■ Given information ■
--- --- ---
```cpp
template <int KS, int S, int PS, int CS, int WAVES_P, int WAVES_C, int NI, int NW, bool VEC, int OCC>
__global__ __launch_bounds__(256, OCC) void conv_mfma_kernel(const ConvKParams p) {
    static_assert(WAVES_P * WAVES_C == 4, "4 waves per workgroup");
    constexpr int T = KS * KS;
    constexpr int CT = 16 * CS * WAVES_C;
    constexpr int C4 = CT / 4;
    constexpr bool SWZ = (CT % 32) == 0;
    constexpr bool SCHED = MP_CONV_SCHED != 0;
    extern __shared__ __attribute__((aligned(16))) float smem[];
    float* __restrict__ lds_in = smem;
    float* __restrict__ lds_w = smem + p.nbuf * p.in_buf;

    MP_STAMP(t_start);
    [[maybe_unused]] unsigned long long s_load = 0, s_comp = 0, s_store = 0, s_bar = 0;
    const int tid = threadIdx.x, lane = tid & 63, wave = tid >> 6;
    const int wp_i = wave % WAVES_P, wc_i = wave / WAVES_P;
    const int lq = lane >> 4, lr = lane & 15;

    int b = blockIdx.x;
    {
        const int nb = p.total_blocks, q8 = nb >> 3, r8 = nb & 7, xcd = b & 7, j = b >> 3;
        b = (xcd < r8 ? xcd * (q8 + 1) : r8 * (q8 + 1) + (xcd - r8) * q8) + j;
    }
    const int ct = b % p.n_ct;
    b /= p.n_ct;
    const int ty = b % p.tiles_y, tn = b / p.tiles_y;
    const int n0 = tn * p.G, y0 = ty * p.R;
    const int y_in0 = y0 * S - p.pad_t;
    const int HW = p.H * p.W;

    {
        const int n4 = (p.nbuf * p.in_buf) >> 2;
        float4* z = reinterpret_cast<float4*>(lds_in);
        const float4 zero = make_float4(0.f, 0.f, 0.f, 0.f);
        for (int i = tid; i < n4; i += 256) z[i] = zero;
    }

    unsigned isrc[NI];
    int idst[NI];
#pragma unroll
    for (int i = 0; i < NI; ++i) {
        const unsigned u = tid + 256 * i;
        isrc[i] = kOob;
        idst[i] = 0;
        if (u < (unsigned)(p.CK * p.upc)) {
            const unsigned c = fastdiv(u, p.upc, p.magic_upc);
            const unsigned rem = u - c * p.upc;
            const unsigned gr = fastdiv(rem, p.upr, p.magic_upr);
            const unsigned xu = rem - gr * p.upr;
            const unsigned g = p.G > 1 ? fastdiv(gr, p.Rin, p.magic_rin) : 0u;
            const unsigned r = gr - g * p.Rin;
            const int yin = y_in0 + (int)r;
            const unsigned xx = VEC ? xu * 4 : xu;
            if (yin >= 0 && yin < p.H && n0 + (int)g < p.N) {
                isrc[i] = ((g * p.Cin + c) * HW + yin * p.W + xx) * 4u;
                idst[i] = (int)((c << 20) | (c * p.cin_plane + g * p.img_plane + r * p.Wp + p.pad_l + xx));
            }
        }
    }

    int a_off[PS];
#pragma unroll
    for (int ps = 0; ps < PS; ++ps) {
        unsigned pl = (unsigned)((wp_i * PS + ps) * 16 + lr);
        if (pl >= (unsigned)(p.G * p.RWo)) pl = 0;
        const unsigned g = fastdiv(pl, p.RWo, p.magic_rwo);
        const unsigned rem = pl - g * p.RWo;
        const unsigned y = fastdiv(rem, p.Wo, p.magic_wo);
        const unsigned xx = rem - y * p.Wo;
        a_off[ps] = lq * p.cin_plane + g * p.img_plane + (y * S) * p.Wp + xx * S;
    }
    int b_off[CS];
#pragma unroll
    for (int cs = 0; cs < CS; ++cs) {
        int col = (wc_i * CS + cs) * 16 + lr;
        if (SWZ) col ^= (lq & 1) << 4;
        b_off[cs] = lq * CT + col;
    }

    f32x4 acc[PS][CS];
#pragma unroll
    for (int ps = 0; ps < PS; ++ps)
#pragma unroll
        for (int cs = 0; cs < CS; ++cs) acc[ps][cs] = (f32x4){0.f, 0.f, 0.f, 0.f};

    const float* __restrict__ xg = p.x + (size_t)n0 * p.Cin * HW;
    const float* __restrict__ wg = p.wp + ct * CT;
    const int w_rows = (p.CK >> 2) * T * 4;

    using in_t = typename std::conditional<VEC, f32x4, float>::type;
    in_t vin[NI];
    f32x4 vw[NW];
    const int n_img = min(p.G, p.N - n0);
    const __amdgpu_buffer_rsrc_t rs_x = make_rsrc(xg, (size_t)n_img * p.Cin * HW * 4);
    const __amdgpu_buffer_rsrc_t rs_w = make_rsrc(wg, ((size_t)(p.Cin_pad4 >> 2) * T * 4 * p.Cout_pad16 - (size_t)ct * CT) * 4);
    unsigned wsrc[NW];
#pragma unroll
    for (int i = 0; i < NW; ++i) {
        const int u = tid + 256 * i;
        const int row = u / C4, c4 = (u - row * C4) << 2;
        wsrc[i] = (row < w_rows && ct * CT + c4 < p.Cout_pad16) ? (unsigned)(row * p.Cout_pad16 + c4) * 4u : kOob;
    }
    auto stage_load = [&](int ch) {
        const int c0 = ch * p.CK;
        const unsigned xo = (unsigned)c0 * HW * 4u;
#pragma unroll
        for (int i = 0; i < NI; ++i) {
            unsigned off = isrc[i] + xo;
            if (p.Cin & 3) off = (c0 + (idst[i] >> 20) < p.Cin) ? off : kOob;
            if constexpr (VEC) vin[i] = buf_load4(rs_x, off);
            else vin[i] = buf_load1(rs_x, off);
        }
        const unsigned wo = (unsigned)(c0 >> 2) * T * 4u * p.Cout_pad16 * 4u;
#pragma unroll
        for (int i = 0; i < NW; ++i) vw[i] = buf_load4(rs_w, wsrc[i] + wo);
    };
    auto stage_store = [&](int ch, int buf) {
        const int c0 = ch * p.CK;
        float* __restrict__ din = lds_in + buf * p.in_buf;
#pragma unroll
        for (int i = 0; i < NI; ++i) {
            if (isrc[i] != kOob && c0 + (idst[i] >> 20) < p.Cin) {
                float* d = din + (idst[i] & 0xFFFFF);
                if constexpr (VEC) { d[0] = vin[i].x; d[1] = vin[i].y; d[2] = vin[i].z; d[3] = vin[i].w; }
                else d[0] = vin[i];
            }
        }
        float* __restrict__ dw = lds_w + buf * p.w_buf;
#pragma unroll
        for (int i = 0; i < NW; ++i) {
            const int u = tid + 256 * i;
            const int row = u / C4;
            int c4 = (u - row * C4) << 2;
            if (row < w_rows) {
                if (SWZ) c4 ^= (row & 1) << 4;
                *reinterpret_cast<f32x4*>(dw + row * CT + c4) = vw[i];
            }
        }
    };

    stage_load(0);
    __syncthreads();
    stage_store(0, 0);
    __syncthreads();
    MP_STAMP(t_pro);

    const int nq = p.CK >> 2;
    for (int ch = 0; ch < p.n_chunks; ++ch) {
        const int buf = p.nbuf == 2 ? (ch & 1) : 0;
        const bool more = ch + 1 < p.n_chunks;
        MP_STAMP(t0);
        if (more) stage_load(ch + 1);
        MP_STAMP(t1);
        const float* __restrict__ lin = lds_in + buf * p.in_buf;
        const float* __restrict__ lw = lds_w + buf * p.w_buf;
        float av[PS], bv[CS];
#pragma unroll
        for (int ps = 0; ps < PS; ++ps) av[ps] = lin[a_off[ps]];
#pragma unroll
        for (int cs = 0; cs < CS; ++cs) bv[cs] = lw[b_off[cs]];
        if constexpr (KS <= 3) {
            for (int q = 0; q < nq; ++q) {
                const int in_q = q * 4 * p.cin_plane;
                const int w_q = q * T * 4 * CT;
                const int qn = min(q + 1, nq - 1);
    #pragma unroll
                for (int t = 0; t < T; ++t) {
                    const int tn = (t + 1 < T) ? t + 1 : 0;
                    const int in_off = ((t + 1 < T) ? in_q : qn * 4 * p.cin_plane) + (tn / KS) * p.Wp + (tn % KS);
                    const int w_off = ((t + 1 < T) ? w_q : qn * T * 4 * CT) + tn * 4 * CT;
                    float an[PS], bn[CS];
    #pragma unroll
                    for (int ps = 0; ps < PS; ++ps) an[ps] = lin[a_off[ps] + in_off];
    #pragma unroll
                    for (int cs = 0; cs < CS; ++cs) bn[cs] = lw[b_off[cs] + w_off];
    #pragma unroll
                    for (int ps = 0; ps < PS; ++ps)
    #pragma unroll
                        for (int cs = 0; cs < CS; ++cs)
                            acc[ps][cs] = __builtin_amdgcn_mfma_f32_16x16x4f32(av[ps], bv[cs], acc[ps][cs], 0, 0, 0);
                    if (SCHED) {
                        constexpr int NR = PS + CS, NM = PS * CS, NPAIR = NR < NM ? NR : NM;
    #pragma unroll
                        for (int i = 0; i < NPAIR; ++i) {
                            __builtin_amdgcn_sched_group_barrier(0x008, 1, 0);
                            __builtin_amdgcn_sched_group_barrier(0x100, 1, 0);
                        }
                        if (NM > NPAIR) __builtin_amdgcn_sched_group_barrier(0x008, NM - NPAIR, 0);
                        if (NR > NPAIR) __builtin_amdgcn_sched_group_barrier(0x100, NR - NPAIR, 0);
                    }
    #pragma unroll
                    for (int ps = 0; ps < PS; ++ps) av[ps] = an[ps];
    #pragma unroll
                    for (int cs = 0; cs < CS; ++cs) bv[cs] = bn[cs];
                }
            }

        } else {
            for (int q = 0; q < nq; ++q) {
                for (int dy = 0; dy < KS; ++dy) {
#pragma unroll
                    for (int dx = 0; dx < KS; ++dx) {
                        const int in_off = q * 4 * p.cin_plane + dy * p.Wp + dx;
                        const int w_off = (q * T + dy * KS + dx) * 4 * CT;
#pragma unroll
                        for (int ps = 0; ps < PS; ++ps) av[ps] = lin[a_off[ps] + in_off];
#pragma unroll
                        for (int cs = 0; cs < CS; ++cs) bv[cs] = lw[b_off[cs] + w_off];
#pragma unroll
                        for (int ps = 0; ps < PS; ++ps)
#pragma unroll
                            for (int cs = 0; cs < CS; ++cs)
                                acc[ps][cs] = __builtin_amdgcn_mfma_f32_16x16x4f32(av[ps], bv[cs], acc[ps][cs], 0, 0, 0);
                    }
                }
            }
        }
        MP_STAMP(t2);
        if (more) stage_store(ch + 1, buf ^ 1);
        MP_STAMP(t3);
        if (more) __syncthreads();
        MP_STAMP(t4);
// ... 243 lines not shown
```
--- --- ---
■ Instructions to follow ■
I would like you to report every line in the listing above that contains "constexpr".

■ Response for this exercise ■
    constexpr int T = KS * KS;
    constexpr int CT = 16 * CS * WAVES_C;
    constexpr int C4 = CT / 4;
    constexpr bool SWZ = (CT % 32) == 0;
    constexpr bool SCHED = MP_CONV_SCHED != 0;
            if constexpr (VEC) vin[i] = buf_load4(rs_x, off);
                if constexpr (VEC) { d[0] = vin[i].x; d[1] = vin[i].y; d[2] = vin[i].z; d[3] = vin[i].w; }
        if constexpr (KS <= 3) {
                        constexpr int NR = PS + CS, NM = PS * CS, NPAIR = NR < NM ? NR : NM;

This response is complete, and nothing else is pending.